→ Task to complete
Count how many lines in the data hold the word "import", and give that number alone.

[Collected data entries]
# facebookresearch/actionmesh

Hardware: AMD Instinct MI355X
Metric: denoise-steps/sec (16f x 4096tok) (higher is better)
Workload: dtype bf16; 1 GPU; headline: Stage-I denoise step, B=2 (CFG) x T=16 frames x N=4096 tokens, width 1024 (8 heads x 128), 21 layers all inflated, S=257 ctx tokens, random-init weights, seeded N(0,1) latents/context resident in HBM; parallelism=single GPU

## Files before the change

### actionmesh_amd/_lib.py

```python
from __future__ import annotations

import ctypes as C
import os
from typing import Optional

_HERE = os.path.dirname(os.path.abspath(__file__))
LIB_PATH = os.environ.get("ACTIONMESH_AMD_LIB") or os.path.join(_HERE, "libactionmesh_amd.so")
LIB_PATH_F16 = os.environ.get("ACTIONMESH_AMD_LIB_F16") or os.path.join(_HERE, "libactionmesh_amd_f16.so")
ABI_VERSION = 2


class HipLibraryMissing(RuntimeError):
    pass


class AmConfig(C.Structure):
    _fields_ = [
        ("in_channels", C.c_int32), ("num_layers", C.c_int32), ("num_heads", C.c_int32),
        ("width", C.c_int32), ("ff_inner", C.c_int32), ("cross_dim", C.c_int32),
        ("inflated_mask_lo", C.c_uint32), ("inflated_mask_hi", C.c_uint32),
        ("max_batch", C.c_int32), ("max_frames_local", C.c_int32), ("max_tokens", C.c_int32),
        ("max_ctx_tokens", C.c_int32), ("world_size", C.c_int32), ("rank", C.c_int32),
        ("attn_defer_log2", C.c_int32), ("attn_fp8", C.c_int32), ("reserved", C.c_int32 * 6),
    ]


GEMM_ACT_MASK, GEMM_ACT_GELU = 0xff, 1
GEMM_FORCE_128, GEMM_LOCKSTEP, GEMM_FORCE_256 = 0x100, 0x200, 0x400
GEMM_ABLATE_STORE, GEMM_ABLATE_READ, GEMM_ABLATE_MASK = 0x800, 0x1000, 0x1800
GEMM_SKEW_SHIFT, GEMM_SKEW_MASK = 13, 0xe000
GEMM_NO_GELU_TABLE = 0x10000


class AmGemmArgs(C.Structure):
    _fields_ = [
        ("A1", C.c_void_p), ("lda1", C.c_int32), ("K1", C.c_int32),
        ("A2", C.c_void_p), ("lda2", C.c_int32),
        ("W", C.c_void_p), ("ldw", C.c_int32),
        ("bias", C.c_void_p), ("residual", C.c_void_p),
        ("C", C.c_void_p), ("ldc", C.c_int32),
        ("M", C.c_int32), ("N", C.c_int32), ("K", C.c_int32), ("act", C.c_int32),
        ("a_G", C.c_int32), ("a_gs", C.c_int32), ("a_off", C.c_int32),
        ("c_G", C.c_int32), ("c_gs", C.c_int32), ("c_off", C.c_int32),
        ("ln_stats", C.c_void_p), ("ln_colsum", C.c_void_p), ("ln_part", C.c_void_p),
    ]


class AmHeadPostArgs(C.Structure):
    _fields_ = [
        ("X", C.c_void_p), ("ldx", C.c_int32),
        ("rows", C.c_int64), ("seq_len", C.c_int32), ("rows_per_frame", C.c_int32),
        ("heads", C.c_int32), ("nparts", C.c_int32), ("kinds", C.c_int32 * 3),
        ("w_q", C.c_void_p), ("w_k", C.c_void_p), ("eps", C.c_float),
        ("rope_cos", C.c_void_p), ("rope_sin", C.c_void_p),
        ("out_q", C.c_void_p), ("sq_pad", C.c_int32),
        ("out_k", C.c_void_p), ("out_vt", C.c_void_p), ("sk_pad", C.c_int32),
    ]


class AmNnArgs(C.Structure):
    _fields_ = [
        ("points", C.c_void_p), ("n_points", C.c_int64), ("points_bstride", C.c_int64),
        ("queries", C.c_void_p), ("n_queries", C.c_int64), ("queries_bstride", C.c_int64),
        ("batch", C.c_int32), ("precise", C.c_int32),
# ... 316 lines not shown
    "am_image_resample_workspace_bytes": (C.c_size_t, [C.c_int, C.c_int, C.c_int]),
    "am_image_resample": (C.c_int, [C.POINTER(AmImageResampleArgs), _P]),
    "am_image_materialize": (C.c_int, [C.POINTER(AmImageMaterializeArgs), _P]),
    "am_mask_refine_workspace_bytes": (C.c_size_t, [C.c_int, C.c_int, C.c_int]),
    "am_mask_refine": (C.c_int, [C.POINTER(AmMaskRefineArgs), _P]),
    "am_graph_components_workspace_bytes": (C.c_size_t, [C.c_int64, C.c_int64]),
    "am_graph_components": (C.c_int, [C.POINTER(AmGraphArgs), _P]),
    "am_vertex_normals_workspace_bytes": (C.c_size_t, [C.c_int, C.c_int64]),
    "am_vertex_normals": (C.c_int, [C.POINTER(AmVertexNormalsArgs), _P]),
    "am_face_areas": (C.c_int, [C.POINTER(AmFaceAreasArgs), _P]),
    "am_surface_sample": (C.c_int, [C.POINTER(AmSurfaceSampleArgs), _P]),
    "am_decimate_quadrics": (C.c_int, [C.POINTER(AmDecimateQuadricsArgs), _P]),
    "am_decimate_edges": (C.c_int, [C.POINTER(AmDecimateEdgesArgs), _P]),
    "am_decimate_select": (C.c_int, [C.POINTER(AmDecimateSelectArgs), _P]),
    "am_decimate_apply": (C.c_int, [C.POINTER(AmDecimateApplyArgs), _P]),
    "am_iso_classify": (C.c_int, [C.POINTER(AmIsoClassifyArgs), _P]),
    "am_iso_vertices": (C.c_int, [C.POINTER(AmIsoVerticesArgs), _P]),
    "am_iso_triangles": (C.c_int, [C.POINTER(AmIsoTrianglesArgs), _P]),
    "am_dmc_cells": (C.c_int, [C.POINTER(AmDmcCellsArgs), _P]),
    "am_dmc_classify": (C.c_int, [C.POINTER(AmDmcClassifyArgs), _P]),
    "am_dmc_vertices": (C.c_int, [C.POINTER(AmDmcVerticesArgs), _P]),
    "am_dmc_triangles": (C.c_int, [C.POINTER(AmDmcTrianglesArgs), _P]),
    "am_layer_pre_attn": (C.c_int, [_P, C.c_int, _P]),
    "am_layer_attn_local": (C.c_int, [_P, C.c_int, _P]),
    "am_layer_post_attn": (C.c_int, [_P, C.c_int, _P]),
    "am_forward_end": (C.c_int, [_P, _P, _P]),
    "am_kv_chunk_elems": (C.c_int, [_P, C.POINTER(C.c_size_t)]),
    "am_bind_kv_buffers": (C.c_int, [_P, _P, _P, C.c_size_t]),
    "am_bind_kv8_buffers": (C.c_int, [_P, _P, _P, C.c_size_t]),
    "am_attention_counters": (C.c_int, [_P, _P]),
    "am_flow_step": (C.c_int, [_P, _P, C.c_int, _P, C.c_float, C.c_int, _P, C.c_int, C.c_int, C.c_int, _P]),
    "am_step_flops": (C.c_double, [_P, C.c_int, C.c_int, C.c_int, C.c_int]),
    "am_gemm_bf16": (C.c_int, [C.POINTER(AmGemmArgs), _P]),
    "am_layernorm_bf16": (C.c_int, [_P, _P, _P, _P, C.c_int64, C.c_int, C.c_float, _P]),
    "am_add_layernorm_f32": (C.c_int, [_P, _P, _P, _P, _P, C.c_int64, C.c_int, C.c_float, _P]),
    "am_row_stats_bf16": (C.c_int, [_P, _P, C.c_int64, C.c_int, C.c_float, _P]),
    "am_row_stats_finalize": (C.c_int, [_P, C.c_int, C.c_int, _P, C.c_int64, C.c_float, _P]),
    "am_layernorm_stats_bf16": (C.c_int, [_P, _P, _P, _P, C.c_int64, C.c_int, C.c_float, _P, _P]),
    "am_ln_fold_weight": (C.c_int, [_P, _P, _P, _P, _P, _P, _P, C.c_int, C.c_int, _P]),
    "am_head_post": (C.c_int, [C.POINTER(AmHeadPostArgs), _P]),
    "am_gemm_headpost_bf16": (C.c_int, [C.POINTER(AmGemmArgs), C.POINTER(AmHeadPostArgs), _P]),
    "am_attention_bf16": (C.c_int, [C.POINTER(AmAttnArgs), _P]),
    "am_attention_quantize_fp8": (C.c_int, [C.POINTER(AmAttnArgs), _P, _P, _P, _P]),
    "am_attention_fp8": (C.c_int, [C.POINTER(AmAttnArgs), _P, _P, _P, _P]),
    "am_peer_alloc": (C.c_int, [C.c_size_t, C.POINTER(_P)]),
    "am_peer_alloc_flags": (C.c_int, [C.c_size_t, C.POINTER(_P), C.POINTER(C.c_int)]),
    "am_peer_free": (C.c_int, [_P]),
    "am_peer_export": (C.c_int, [_P, _P]),
    "am_peer_open": (C.c_int, [_P, C.POINTER(_P)]),
    "am_peer_close": (C.c_int, [_P]),
    "am_peer_copy": (C.c_int, [_P, _P, C.c_size_t, _P]),
    "am_peer_signal": (C.c_int, [_P, C.c_uint32, _P]),
    "am_peer_wait": (C.c_int, [_P, C.c_uint32, _P, _P]),
    "am_debug_trace_begin": (C.c_int, [_P, C.c_int]),
    "am_debug_trace_end": (C.c_int, [_P, C.c_int, C.POINTER(C.c_int)]),
    "am_debug_trace_stage_name": (C.c_char_p, [C.c_int]),
    "am_f32_to_bf16": (C.c_int, [_P, _P, C.c_size_t, _P]),
    "am_bf16_to_f32": (C.c_int, [_P, _P, C.c_size_t, _P]),
    "am_timestep_sinusoid": (C.c_int, [_P, _P, C.c_int, C.c_int, _P]),
    "am_forward_sharded_peer": (C.c_int, [_P, _P, _P, C.c_int, C.c_int, C.c_int, _P, C.POINTER(AmPeerRing), _P, C.c_int, _P]),
    "am_peer_ring_destroy": (C.c_int, [C.POINTER(AmPeerRing)]),
}

_libs = {}


# ... 52 lines not shown
```

### actionmesh_amd/csrc/am_gemm.hip

```cpp
#include <stdlib.h>
#include <string.h>

#include "am_common.h"

namespace {

constexpr int BM = 128, BN = 128, BK = 64;
constexpr int LDS_ROW = BK + 8;
constexpr int TILE_ELEMS = BM * LDS_ROW;
constexpr int CS_LD = BN + 4;
constexpr int SMEM_MAIN = 2 * 2 * TILE_ELEMS * (int)sizeof(bf16_t);
constexpr int SMEM_EPI = BM * CS_LD * (int)sizeof(float);
constexpr int SMEM_BYTES = SMEM_MAIN > SMEM_EPI ? SMEM_MAIN : SMEM_EPI;
constexpr int GROUP_M = 8;
constexpr int B2 = 256;

__device__ inline int64_t map_row(int r, int G, int gs, int off) {
  if (G <= 0) return r;
  int g = r / G;
  return (int64_t)g * gs + off + (r - g * G);
}

__global__ __launch_bounds__(256, 2) void gemm_bf16_kernel(am_gemm_args p, int tiles_m, int tiles_n, int m_base) {
  extern __shared__ __attribute__((aligned(16))) unsigned char smem[];
  bf16_t* As = reinterpret_cast<bf16_t*>(smem);
  bf16_t* Bs = As + 2 * TILE_ELEMS;
  float* Cs = reinterpret_cast<float*>(smem);

  const int nb = tiles_m * tiles_n;
  const int bid = blockIdx.x;
  int lid;
  {
    const int xcd = bid & 7, idx = bid >> 3;
    const int q = nb >> 3, r = nb & 7;
    lid = (xcd < r ? xcd * (q + 1) : r * (q + 1) + (xcd - r) * q) + idx;
  }
  int tm, tn;
  {
    const int group_sz = GROUP_M * tiles_n;
    const int g = lid / group_sz;
    const int first_m = g * GROUP_M;
    const int gm = min(GROUP_M, tiles_m - first_m);
    const int in_g = lid - g * group_sz;
    tm = first_m + in_g % gm;
    tn = in_g / gm;
  }
  const int m0 = m_base + tm * BM, n0 = tn * BN;
// ... 642 lines not shown
constexpr int GT_ENTRIES = 2 * (int)GT_SPAN;
constexpr int GT_BYTES = GT_ENTRIES * 2;
__global__ void gelu_table_kernel(uint16_t* tab) {
  const int i = blockIdx.x * blockDim.x + threadIdx.x;
  if (i >= GT_ENTRIES) return;
  const uint32_t sgn = (uint32_t)i / GT_SPAN, rel = (uint32_t)i - sgn * GT_SPAN;
  const bf16_t b = (bf16_t)((sgn << 15) | (rel + GT_LO));
  tab[i] = (uint16_t)(pack_bf2(gelu_erf(bf2f(b)), 0.f) & 0xffffu);
}
__device__ __forceinline__ uint32_t gelu_table_pair(uint32_t pk, const unsigned char* tab, uint32_t& bad) {
  const uint32_t b0 = pk & 0xffffu, b1 = pk >> 16;
  const uint32_t r0 = (b0 & 0x7fffu) - GT_LO, r1 = (b1 & 0x7fffu) - GT_LO;
  bad |= (uint32_t)(r0 >= GT_SPAN) | (uint32_t)(r1 >= GT_SPAN);
  const uint32_t i0 = min(r0, GT_SPAN - 1) + (b0 >> 15) * GT_SPAN, i1 = min(r1, GT_SPAN - 1) + (b1 >> 15) * GT_SPAN;
  const uint32_t g0 = *reinterpret_cast<const uint16_t*>(tab + 2u * i0);
  const uint32_t g1 = *reinterpret_cast<const uint16_t*>(tab + 2u * i1);
  return g0 | (g1 << 16);
}
__device__ __forceinline__ bool gelu_table_has(float x) {
  const uint32_t b = pack_bf2(x, 0.f) & 0x7fffu;
  return b - GT_LO < GT_SPAN;
}
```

→ Result for this exercise
4